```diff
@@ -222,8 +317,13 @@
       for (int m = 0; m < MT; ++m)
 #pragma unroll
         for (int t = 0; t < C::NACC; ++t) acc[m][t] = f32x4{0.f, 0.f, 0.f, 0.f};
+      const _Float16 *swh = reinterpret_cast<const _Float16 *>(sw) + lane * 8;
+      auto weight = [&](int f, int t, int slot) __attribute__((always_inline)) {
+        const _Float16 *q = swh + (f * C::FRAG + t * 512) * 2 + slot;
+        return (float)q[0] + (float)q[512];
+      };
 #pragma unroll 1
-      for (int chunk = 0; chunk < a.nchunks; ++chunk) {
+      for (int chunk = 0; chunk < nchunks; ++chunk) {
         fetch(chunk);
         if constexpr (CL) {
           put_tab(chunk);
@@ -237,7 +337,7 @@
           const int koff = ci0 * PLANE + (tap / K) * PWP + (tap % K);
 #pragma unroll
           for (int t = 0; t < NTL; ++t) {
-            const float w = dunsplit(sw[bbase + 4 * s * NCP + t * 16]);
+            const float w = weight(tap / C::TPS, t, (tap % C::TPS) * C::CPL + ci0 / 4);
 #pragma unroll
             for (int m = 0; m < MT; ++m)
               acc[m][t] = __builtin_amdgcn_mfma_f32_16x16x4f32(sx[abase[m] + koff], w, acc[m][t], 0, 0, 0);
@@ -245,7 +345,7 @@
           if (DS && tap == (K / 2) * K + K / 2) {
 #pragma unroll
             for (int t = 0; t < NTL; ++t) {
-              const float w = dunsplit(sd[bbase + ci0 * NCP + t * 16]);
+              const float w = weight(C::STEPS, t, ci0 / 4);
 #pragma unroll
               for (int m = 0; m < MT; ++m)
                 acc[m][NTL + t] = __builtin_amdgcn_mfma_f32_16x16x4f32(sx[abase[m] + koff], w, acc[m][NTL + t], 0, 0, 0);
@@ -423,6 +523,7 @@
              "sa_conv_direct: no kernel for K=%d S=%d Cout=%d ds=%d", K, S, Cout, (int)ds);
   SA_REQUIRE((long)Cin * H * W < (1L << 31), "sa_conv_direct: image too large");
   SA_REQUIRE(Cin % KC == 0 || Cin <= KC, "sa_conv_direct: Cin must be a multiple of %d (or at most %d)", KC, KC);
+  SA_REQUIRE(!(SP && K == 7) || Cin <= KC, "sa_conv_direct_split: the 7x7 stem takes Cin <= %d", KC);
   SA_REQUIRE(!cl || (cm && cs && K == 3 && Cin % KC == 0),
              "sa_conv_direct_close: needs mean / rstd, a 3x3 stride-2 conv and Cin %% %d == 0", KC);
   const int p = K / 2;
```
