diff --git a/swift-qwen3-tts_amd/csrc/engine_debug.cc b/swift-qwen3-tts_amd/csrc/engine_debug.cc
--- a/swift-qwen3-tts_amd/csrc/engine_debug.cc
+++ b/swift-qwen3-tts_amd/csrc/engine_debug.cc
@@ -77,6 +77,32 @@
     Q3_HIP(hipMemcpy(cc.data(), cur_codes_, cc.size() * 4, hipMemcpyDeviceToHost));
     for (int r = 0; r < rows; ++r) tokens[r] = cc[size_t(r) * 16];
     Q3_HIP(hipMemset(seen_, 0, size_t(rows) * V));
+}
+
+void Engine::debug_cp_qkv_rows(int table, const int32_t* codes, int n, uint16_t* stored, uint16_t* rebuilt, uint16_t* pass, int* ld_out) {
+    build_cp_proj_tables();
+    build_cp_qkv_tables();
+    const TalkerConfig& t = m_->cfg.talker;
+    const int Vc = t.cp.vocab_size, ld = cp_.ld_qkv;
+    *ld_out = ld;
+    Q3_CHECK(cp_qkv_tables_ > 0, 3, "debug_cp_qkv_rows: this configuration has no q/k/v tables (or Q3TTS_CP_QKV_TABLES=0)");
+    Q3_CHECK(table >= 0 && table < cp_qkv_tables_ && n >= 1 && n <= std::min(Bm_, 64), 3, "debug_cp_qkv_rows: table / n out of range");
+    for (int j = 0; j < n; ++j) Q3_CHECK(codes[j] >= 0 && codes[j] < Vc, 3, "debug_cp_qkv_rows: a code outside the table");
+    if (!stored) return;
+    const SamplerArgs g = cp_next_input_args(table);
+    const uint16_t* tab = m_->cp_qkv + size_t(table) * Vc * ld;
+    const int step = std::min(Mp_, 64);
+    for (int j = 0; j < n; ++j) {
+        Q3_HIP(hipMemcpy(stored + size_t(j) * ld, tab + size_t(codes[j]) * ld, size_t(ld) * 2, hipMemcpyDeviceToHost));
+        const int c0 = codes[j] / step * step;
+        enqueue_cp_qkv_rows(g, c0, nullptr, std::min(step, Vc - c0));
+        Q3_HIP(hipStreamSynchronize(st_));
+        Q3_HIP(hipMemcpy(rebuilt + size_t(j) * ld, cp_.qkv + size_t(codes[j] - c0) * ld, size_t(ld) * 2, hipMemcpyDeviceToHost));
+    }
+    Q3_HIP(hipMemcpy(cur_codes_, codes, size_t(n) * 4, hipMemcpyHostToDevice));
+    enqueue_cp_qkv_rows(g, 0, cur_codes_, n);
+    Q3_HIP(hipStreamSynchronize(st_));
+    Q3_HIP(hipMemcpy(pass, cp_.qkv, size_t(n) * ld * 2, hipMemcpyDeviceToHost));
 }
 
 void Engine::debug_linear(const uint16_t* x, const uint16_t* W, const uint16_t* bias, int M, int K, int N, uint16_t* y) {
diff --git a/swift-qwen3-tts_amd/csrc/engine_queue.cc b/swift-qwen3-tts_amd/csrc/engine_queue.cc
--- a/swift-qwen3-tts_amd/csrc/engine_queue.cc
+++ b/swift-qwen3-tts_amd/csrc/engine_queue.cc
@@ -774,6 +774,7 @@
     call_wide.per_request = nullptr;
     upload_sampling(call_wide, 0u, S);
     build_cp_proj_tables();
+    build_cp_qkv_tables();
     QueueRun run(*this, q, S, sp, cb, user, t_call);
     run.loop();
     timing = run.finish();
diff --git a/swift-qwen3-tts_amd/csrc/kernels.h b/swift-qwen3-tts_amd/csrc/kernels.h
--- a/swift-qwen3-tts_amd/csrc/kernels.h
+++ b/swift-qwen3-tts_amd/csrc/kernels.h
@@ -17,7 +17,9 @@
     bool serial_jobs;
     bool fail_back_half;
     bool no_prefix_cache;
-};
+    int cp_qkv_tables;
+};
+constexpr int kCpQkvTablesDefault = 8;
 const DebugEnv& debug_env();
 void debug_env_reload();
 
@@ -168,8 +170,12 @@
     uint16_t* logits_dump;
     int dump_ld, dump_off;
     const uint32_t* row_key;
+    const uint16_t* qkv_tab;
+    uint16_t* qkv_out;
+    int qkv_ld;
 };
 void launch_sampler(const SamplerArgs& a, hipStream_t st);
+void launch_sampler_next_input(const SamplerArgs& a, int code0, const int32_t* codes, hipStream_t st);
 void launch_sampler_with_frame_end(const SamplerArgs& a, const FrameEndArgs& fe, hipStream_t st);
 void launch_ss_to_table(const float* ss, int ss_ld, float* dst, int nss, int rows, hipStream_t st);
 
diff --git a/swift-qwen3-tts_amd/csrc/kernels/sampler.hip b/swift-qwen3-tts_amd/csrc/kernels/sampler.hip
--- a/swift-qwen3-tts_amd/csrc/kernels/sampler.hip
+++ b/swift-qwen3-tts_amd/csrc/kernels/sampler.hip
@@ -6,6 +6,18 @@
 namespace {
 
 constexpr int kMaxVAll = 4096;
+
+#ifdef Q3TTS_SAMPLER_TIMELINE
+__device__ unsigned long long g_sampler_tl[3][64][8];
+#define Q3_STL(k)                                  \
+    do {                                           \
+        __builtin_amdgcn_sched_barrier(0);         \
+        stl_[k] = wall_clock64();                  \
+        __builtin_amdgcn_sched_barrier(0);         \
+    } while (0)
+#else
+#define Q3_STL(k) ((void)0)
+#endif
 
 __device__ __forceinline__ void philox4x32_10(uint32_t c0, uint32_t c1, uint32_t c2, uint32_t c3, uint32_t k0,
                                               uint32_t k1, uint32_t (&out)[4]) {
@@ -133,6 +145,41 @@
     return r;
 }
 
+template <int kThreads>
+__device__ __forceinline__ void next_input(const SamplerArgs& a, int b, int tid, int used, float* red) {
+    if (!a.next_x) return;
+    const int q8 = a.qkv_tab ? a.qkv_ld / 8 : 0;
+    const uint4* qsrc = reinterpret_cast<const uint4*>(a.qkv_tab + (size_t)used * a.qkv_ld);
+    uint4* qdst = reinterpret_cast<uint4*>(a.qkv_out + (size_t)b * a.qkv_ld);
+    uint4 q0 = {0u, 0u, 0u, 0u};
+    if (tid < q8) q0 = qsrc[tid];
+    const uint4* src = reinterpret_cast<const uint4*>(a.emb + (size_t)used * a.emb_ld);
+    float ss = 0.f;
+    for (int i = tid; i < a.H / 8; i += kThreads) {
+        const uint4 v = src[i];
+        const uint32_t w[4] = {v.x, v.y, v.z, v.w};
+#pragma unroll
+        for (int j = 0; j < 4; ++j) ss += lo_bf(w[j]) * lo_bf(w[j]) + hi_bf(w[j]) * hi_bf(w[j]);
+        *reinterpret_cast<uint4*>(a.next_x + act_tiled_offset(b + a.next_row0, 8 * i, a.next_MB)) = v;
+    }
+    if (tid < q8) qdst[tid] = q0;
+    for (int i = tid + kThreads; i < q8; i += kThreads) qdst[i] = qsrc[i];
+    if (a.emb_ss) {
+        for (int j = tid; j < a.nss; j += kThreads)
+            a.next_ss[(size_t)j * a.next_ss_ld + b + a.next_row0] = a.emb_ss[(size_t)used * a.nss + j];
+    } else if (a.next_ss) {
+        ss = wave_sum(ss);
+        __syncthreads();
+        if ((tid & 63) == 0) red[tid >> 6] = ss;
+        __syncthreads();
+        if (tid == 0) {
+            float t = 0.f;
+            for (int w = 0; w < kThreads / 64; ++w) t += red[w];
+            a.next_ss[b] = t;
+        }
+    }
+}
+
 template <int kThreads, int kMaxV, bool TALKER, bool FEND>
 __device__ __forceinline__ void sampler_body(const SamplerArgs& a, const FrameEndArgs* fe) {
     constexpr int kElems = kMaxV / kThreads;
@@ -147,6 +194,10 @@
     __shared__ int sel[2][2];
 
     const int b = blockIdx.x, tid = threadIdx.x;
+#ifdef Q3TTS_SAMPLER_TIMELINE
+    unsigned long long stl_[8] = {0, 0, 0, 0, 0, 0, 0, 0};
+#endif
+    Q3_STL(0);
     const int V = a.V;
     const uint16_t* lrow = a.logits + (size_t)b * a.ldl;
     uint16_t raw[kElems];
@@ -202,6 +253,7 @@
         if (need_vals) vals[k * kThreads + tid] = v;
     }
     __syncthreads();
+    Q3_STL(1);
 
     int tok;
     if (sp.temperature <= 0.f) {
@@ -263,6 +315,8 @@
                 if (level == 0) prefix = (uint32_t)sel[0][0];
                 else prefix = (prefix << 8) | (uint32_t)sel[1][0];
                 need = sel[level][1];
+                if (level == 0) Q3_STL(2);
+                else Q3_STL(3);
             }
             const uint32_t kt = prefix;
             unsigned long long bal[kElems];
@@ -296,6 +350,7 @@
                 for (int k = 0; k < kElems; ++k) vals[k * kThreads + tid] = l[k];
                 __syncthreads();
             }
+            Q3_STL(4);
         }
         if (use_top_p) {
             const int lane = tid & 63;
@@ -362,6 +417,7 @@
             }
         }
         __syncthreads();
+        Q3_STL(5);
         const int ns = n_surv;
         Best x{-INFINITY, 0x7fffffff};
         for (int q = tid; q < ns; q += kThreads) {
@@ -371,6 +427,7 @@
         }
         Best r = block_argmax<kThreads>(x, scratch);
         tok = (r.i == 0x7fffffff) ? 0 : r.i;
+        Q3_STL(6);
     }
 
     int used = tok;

-=-=-

Task to complete: With the line containing "for (int q = tid;" as the first and the final line of the records as the last, copy that span exactly and nothing more.

Answer space:
         for (int q = tid; q < ns; q += kThreads) {
@@ -371,6 +427,7 @@
         }
         Best r = block_argmax<kThreads>(x, scratch);
         tok = (r.i == 0x7fffffff) ? 0 : r.i;
+        Q3_STL(6);
     }
 
     int used = tok;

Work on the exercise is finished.